Nothing is needed except the lines below that run from the one with "mma3(dq2[1], d1, b);" through the one with "mma3(dv2[0], lda_row(Ks, LDA, 0, k0, g, tq), b);", repeated exactly.

- - -

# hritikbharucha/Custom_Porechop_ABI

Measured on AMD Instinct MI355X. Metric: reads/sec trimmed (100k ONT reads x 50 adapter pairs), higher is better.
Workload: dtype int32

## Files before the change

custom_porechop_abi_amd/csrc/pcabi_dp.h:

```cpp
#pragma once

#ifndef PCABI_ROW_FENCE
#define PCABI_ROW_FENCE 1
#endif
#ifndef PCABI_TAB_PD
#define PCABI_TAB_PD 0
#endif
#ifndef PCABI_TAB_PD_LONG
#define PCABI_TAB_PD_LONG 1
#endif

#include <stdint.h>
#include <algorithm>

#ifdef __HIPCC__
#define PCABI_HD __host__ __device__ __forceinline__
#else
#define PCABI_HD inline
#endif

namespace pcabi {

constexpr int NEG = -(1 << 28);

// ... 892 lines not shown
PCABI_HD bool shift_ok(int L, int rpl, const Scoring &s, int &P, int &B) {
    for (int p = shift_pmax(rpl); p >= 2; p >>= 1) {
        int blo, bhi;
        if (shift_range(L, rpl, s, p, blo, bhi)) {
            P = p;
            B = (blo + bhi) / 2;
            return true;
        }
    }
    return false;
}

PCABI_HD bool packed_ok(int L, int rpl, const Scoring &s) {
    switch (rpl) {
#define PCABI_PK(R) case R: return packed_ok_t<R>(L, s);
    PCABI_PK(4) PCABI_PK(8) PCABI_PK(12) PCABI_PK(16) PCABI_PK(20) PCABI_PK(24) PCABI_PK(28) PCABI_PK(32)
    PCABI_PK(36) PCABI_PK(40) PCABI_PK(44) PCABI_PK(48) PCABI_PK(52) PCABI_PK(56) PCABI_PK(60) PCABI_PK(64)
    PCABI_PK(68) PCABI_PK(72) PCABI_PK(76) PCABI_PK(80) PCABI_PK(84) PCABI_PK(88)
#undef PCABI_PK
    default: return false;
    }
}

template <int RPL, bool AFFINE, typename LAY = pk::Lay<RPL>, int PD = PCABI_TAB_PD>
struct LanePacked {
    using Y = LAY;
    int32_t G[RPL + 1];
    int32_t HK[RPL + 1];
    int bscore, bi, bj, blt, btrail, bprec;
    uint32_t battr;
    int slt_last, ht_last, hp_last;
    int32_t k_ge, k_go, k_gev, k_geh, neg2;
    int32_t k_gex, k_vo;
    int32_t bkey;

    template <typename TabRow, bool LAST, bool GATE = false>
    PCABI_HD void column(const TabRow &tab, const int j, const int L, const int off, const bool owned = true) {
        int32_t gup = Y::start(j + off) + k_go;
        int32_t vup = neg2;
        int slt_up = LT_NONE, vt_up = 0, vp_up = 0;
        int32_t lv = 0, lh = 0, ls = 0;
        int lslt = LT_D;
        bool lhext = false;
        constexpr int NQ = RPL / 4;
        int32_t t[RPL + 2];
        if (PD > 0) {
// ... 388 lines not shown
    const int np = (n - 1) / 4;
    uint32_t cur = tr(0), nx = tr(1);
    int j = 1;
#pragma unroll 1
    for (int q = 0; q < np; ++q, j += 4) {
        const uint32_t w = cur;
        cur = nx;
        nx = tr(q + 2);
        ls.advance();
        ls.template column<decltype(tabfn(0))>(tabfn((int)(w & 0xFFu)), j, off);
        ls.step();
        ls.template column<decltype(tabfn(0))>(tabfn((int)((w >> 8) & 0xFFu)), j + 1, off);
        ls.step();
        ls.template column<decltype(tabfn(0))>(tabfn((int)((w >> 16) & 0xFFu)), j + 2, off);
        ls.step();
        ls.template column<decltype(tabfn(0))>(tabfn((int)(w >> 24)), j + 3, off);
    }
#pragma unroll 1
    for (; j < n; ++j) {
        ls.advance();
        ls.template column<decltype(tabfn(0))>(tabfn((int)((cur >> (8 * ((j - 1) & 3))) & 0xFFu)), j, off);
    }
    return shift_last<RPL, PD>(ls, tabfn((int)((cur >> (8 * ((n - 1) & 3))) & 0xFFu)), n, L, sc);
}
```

- - -

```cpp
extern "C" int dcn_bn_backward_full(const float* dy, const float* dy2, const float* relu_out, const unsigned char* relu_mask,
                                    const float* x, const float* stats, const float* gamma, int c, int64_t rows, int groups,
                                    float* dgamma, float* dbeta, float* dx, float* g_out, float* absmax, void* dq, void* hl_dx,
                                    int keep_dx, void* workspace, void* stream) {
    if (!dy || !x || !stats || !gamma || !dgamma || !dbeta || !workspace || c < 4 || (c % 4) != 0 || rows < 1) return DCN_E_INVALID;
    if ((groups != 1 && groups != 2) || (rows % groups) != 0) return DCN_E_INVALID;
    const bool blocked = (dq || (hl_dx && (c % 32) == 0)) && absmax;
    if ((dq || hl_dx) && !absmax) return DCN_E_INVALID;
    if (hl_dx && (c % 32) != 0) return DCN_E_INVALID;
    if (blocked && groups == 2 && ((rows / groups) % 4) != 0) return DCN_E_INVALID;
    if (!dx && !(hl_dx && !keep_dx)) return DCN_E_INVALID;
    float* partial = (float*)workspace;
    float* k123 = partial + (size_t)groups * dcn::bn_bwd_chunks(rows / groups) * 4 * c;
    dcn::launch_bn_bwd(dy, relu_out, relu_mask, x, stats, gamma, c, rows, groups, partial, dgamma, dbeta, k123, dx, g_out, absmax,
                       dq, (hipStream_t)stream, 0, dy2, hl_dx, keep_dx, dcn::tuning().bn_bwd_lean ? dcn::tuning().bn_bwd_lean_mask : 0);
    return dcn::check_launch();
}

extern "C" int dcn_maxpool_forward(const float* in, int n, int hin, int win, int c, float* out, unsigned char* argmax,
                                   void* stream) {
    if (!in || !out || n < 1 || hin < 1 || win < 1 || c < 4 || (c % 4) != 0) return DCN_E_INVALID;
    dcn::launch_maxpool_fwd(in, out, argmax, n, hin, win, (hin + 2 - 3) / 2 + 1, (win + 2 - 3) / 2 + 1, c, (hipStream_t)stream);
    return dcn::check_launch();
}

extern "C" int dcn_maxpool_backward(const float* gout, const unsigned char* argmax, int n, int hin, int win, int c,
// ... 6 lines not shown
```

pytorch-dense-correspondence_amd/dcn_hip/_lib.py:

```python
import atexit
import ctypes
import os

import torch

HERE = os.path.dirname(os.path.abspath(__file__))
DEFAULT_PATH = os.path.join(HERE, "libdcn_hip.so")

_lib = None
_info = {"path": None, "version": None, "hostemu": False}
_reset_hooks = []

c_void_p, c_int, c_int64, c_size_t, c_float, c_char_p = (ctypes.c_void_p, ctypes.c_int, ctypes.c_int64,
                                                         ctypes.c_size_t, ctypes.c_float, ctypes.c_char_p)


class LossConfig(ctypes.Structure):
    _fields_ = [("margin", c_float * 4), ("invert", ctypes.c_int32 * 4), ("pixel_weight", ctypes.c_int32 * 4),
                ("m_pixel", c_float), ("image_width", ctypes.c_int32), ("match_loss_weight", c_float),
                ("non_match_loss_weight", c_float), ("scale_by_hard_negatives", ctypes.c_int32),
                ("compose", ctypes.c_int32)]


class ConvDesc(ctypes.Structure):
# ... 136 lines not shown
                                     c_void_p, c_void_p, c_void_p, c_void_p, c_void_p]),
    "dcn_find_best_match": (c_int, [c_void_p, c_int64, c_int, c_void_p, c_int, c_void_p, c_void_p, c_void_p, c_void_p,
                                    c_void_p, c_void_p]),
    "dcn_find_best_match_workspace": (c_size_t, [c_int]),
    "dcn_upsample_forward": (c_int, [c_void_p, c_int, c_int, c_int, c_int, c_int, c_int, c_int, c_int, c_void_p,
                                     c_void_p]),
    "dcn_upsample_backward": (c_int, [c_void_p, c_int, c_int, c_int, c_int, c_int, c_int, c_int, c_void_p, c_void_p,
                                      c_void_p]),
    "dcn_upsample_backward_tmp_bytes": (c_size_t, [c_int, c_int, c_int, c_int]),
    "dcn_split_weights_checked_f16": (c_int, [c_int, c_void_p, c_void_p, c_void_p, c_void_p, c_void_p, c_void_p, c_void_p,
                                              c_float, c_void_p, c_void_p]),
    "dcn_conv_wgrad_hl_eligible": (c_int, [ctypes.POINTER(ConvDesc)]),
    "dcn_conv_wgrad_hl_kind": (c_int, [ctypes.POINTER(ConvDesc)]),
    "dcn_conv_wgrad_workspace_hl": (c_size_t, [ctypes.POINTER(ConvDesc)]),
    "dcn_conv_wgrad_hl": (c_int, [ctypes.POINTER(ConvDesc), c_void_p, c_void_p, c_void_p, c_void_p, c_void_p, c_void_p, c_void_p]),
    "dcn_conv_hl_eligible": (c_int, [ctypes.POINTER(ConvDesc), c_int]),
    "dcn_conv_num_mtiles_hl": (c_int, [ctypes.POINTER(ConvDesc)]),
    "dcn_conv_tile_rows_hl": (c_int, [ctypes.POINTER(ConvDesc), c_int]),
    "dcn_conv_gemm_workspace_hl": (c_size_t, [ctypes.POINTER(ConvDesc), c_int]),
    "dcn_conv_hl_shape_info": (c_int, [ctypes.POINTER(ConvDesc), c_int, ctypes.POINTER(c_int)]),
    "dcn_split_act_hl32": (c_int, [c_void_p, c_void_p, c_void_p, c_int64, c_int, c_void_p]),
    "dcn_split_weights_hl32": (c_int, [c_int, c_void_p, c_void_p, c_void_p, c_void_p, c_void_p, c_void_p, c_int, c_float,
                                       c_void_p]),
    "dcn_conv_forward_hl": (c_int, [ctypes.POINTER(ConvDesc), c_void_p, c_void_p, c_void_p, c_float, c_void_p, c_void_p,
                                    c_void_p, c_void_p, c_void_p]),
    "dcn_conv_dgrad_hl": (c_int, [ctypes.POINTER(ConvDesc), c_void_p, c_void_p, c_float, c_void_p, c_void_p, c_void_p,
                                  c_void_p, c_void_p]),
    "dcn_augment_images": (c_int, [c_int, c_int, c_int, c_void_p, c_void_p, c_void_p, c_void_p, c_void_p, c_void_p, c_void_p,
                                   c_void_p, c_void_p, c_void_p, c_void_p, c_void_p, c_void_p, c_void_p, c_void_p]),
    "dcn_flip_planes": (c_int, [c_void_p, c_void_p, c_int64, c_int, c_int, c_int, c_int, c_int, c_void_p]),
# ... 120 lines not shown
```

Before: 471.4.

- - -

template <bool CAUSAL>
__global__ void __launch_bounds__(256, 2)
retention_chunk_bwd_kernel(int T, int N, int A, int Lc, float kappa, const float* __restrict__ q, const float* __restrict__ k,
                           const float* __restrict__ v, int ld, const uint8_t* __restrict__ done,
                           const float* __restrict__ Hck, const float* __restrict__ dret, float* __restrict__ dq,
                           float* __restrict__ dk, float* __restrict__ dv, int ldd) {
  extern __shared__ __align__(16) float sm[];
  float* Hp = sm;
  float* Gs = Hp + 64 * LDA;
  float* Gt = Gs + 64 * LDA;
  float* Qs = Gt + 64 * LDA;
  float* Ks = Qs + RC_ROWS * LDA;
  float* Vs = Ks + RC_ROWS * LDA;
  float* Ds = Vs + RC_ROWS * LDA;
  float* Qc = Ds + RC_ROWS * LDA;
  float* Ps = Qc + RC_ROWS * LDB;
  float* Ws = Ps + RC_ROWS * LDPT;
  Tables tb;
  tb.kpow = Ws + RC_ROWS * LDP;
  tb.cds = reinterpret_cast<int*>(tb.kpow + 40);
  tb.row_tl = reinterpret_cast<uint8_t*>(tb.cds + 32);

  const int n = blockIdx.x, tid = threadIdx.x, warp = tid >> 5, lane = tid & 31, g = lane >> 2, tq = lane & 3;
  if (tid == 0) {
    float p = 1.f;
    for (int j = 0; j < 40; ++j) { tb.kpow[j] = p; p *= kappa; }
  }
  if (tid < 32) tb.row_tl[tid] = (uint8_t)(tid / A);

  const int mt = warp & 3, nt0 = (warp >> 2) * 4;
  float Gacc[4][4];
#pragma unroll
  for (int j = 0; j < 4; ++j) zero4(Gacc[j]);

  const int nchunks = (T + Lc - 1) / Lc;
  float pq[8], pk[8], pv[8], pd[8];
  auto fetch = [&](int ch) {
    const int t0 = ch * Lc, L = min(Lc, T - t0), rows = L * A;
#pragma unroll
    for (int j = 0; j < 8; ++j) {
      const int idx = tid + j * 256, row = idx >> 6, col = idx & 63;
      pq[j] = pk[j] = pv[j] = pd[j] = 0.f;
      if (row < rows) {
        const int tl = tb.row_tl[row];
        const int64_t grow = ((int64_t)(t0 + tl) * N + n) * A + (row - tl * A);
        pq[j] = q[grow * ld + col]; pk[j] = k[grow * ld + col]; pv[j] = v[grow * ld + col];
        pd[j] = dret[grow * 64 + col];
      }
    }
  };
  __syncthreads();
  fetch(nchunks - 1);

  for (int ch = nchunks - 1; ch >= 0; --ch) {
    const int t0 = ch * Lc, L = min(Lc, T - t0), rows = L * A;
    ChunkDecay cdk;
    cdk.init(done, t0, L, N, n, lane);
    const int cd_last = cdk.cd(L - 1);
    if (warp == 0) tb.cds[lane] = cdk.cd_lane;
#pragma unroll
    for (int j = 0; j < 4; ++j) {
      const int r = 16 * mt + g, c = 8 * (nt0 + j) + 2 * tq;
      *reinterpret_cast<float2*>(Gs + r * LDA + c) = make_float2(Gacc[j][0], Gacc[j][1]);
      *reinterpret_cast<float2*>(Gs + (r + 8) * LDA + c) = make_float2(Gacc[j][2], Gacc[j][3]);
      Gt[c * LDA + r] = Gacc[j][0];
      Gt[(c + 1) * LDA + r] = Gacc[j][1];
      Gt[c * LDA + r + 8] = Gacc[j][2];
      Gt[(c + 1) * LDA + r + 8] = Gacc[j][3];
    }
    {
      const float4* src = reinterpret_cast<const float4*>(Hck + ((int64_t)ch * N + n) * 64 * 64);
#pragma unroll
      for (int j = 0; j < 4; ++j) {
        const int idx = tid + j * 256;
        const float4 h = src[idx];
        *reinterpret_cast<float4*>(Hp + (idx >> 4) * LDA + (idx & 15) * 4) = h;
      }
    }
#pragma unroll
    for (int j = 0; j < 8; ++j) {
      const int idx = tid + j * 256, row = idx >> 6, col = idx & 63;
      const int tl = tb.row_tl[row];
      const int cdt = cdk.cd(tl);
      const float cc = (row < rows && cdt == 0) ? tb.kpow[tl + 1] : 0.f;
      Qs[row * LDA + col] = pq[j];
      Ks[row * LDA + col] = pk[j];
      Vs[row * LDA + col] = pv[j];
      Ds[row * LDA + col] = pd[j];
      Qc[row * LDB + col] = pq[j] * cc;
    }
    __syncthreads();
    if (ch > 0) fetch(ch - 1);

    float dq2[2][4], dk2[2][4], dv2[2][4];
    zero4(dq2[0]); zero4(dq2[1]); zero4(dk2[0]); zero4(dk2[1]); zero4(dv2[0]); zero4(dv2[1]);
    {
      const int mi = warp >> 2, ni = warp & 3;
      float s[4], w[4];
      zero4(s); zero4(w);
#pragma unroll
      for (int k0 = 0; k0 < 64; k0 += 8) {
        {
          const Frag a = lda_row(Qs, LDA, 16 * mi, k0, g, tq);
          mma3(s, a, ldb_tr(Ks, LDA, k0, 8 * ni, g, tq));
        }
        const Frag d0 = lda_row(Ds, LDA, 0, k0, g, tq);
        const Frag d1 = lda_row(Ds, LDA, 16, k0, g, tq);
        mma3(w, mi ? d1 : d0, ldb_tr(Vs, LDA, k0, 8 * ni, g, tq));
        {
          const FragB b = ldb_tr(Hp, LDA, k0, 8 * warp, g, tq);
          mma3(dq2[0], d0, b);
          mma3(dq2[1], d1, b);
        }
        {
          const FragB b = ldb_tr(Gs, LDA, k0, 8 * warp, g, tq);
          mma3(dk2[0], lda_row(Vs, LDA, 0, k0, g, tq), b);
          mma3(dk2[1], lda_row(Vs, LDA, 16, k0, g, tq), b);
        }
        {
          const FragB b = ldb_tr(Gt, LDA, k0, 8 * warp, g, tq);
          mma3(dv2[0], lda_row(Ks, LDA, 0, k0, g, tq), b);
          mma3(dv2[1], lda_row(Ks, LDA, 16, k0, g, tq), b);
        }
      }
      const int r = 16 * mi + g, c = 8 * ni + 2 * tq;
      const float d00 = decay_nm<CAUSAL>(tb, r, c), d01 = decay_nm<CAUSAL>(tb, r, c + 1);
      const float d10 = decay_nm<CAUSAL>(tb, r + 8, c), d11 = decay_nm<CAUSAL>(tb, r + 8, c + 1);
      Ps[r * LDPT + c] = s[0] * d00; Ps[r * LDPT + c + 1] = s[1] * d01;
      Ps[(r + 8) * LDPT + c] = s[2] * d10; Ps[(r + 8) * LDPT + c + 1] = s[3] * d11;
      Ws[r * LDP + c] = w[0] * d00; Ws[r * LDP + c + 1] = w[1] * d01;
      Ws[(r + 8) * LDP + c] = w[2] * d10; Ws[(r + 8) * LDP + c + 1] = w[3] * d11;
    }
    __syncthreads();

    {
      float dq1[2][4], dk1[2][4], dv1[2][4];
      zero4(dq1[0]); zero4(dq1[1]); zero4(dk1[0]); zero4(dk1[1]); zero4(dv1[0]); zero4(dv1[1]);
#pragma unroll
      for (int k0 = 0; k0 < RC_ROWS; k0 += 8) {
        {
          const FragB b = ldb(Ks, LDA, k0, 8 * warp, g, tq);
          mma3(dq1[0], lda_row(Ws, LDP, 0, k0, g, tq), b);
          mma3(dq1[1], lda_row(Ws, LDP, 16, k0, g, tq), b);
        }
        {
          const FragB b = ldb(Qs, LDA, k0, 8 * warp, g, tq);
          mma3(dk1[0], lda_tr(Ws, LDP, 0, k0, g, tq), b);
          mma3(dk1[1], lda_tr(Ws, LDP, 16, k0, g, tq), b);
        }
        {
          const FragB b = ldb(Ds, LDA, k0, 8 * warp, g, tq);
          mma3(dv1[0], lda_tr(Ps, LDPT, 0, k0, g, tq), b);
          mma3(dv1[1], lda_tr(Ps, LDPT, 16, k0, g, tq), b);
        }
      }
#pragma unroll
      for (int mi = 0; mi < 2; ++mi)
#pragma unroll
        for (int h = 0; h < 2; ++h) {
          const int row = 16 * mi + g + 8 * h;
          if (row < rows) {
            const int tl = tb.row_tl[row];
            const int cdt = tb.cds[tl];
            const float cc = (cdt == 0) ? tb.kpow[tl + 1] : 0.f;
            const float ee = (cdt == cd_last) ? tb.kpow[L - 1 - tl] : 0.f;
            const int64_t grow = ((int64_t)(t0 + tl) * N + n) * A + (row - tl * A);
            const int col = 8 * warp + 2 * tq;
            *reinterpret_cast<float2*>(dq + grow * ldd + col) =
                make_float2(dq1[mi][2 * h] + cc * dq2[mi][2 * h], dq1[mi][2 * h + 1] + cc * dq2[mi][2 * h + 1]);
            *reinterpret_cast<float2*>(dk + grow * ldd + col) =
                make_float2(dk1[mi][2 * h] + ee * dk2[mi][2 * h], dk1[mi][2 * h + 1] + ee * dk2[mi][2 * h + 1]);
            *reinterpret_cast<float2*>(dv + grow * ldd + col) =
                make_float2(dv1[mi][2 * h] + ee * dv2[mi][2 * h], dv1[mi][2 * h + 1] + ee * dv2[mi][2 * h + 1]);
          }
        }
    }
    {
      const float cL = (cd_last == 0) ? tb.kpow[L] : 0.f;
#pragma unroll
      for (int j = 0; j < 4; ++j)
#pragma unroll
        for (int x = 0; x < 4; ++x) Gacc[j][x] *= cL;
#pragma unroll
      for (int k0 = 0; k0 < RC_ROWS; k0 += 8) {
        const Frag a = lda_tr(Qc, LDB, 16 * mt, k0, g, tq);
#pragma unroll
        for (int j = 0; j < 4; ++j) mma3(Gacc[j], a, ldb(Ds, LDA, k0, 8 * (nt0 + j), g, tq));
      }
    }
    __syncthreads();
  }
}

- - -

**OUTPUT OF THE TASK**
          mma3(dq2[1], d1, b);
        }
        {
          const FragB b = ldb_tr(Gs, LDA, k0, 8 * warp, g, tq);
          mma3(dk2[0], lda_row(Vs, LDA, 0, k0, g, tq), b);
          mma3(dk2[1], lda_row(Vs, LDA, 16, k0, g, tq), b);
        }
        {
          const FragB b = ldb_tr(Gt, LDA, k0, 8 * warp, g, tq);
          mma3(dv2[0], lda_row(Ks, LDA, 0, k0, g, tq), b);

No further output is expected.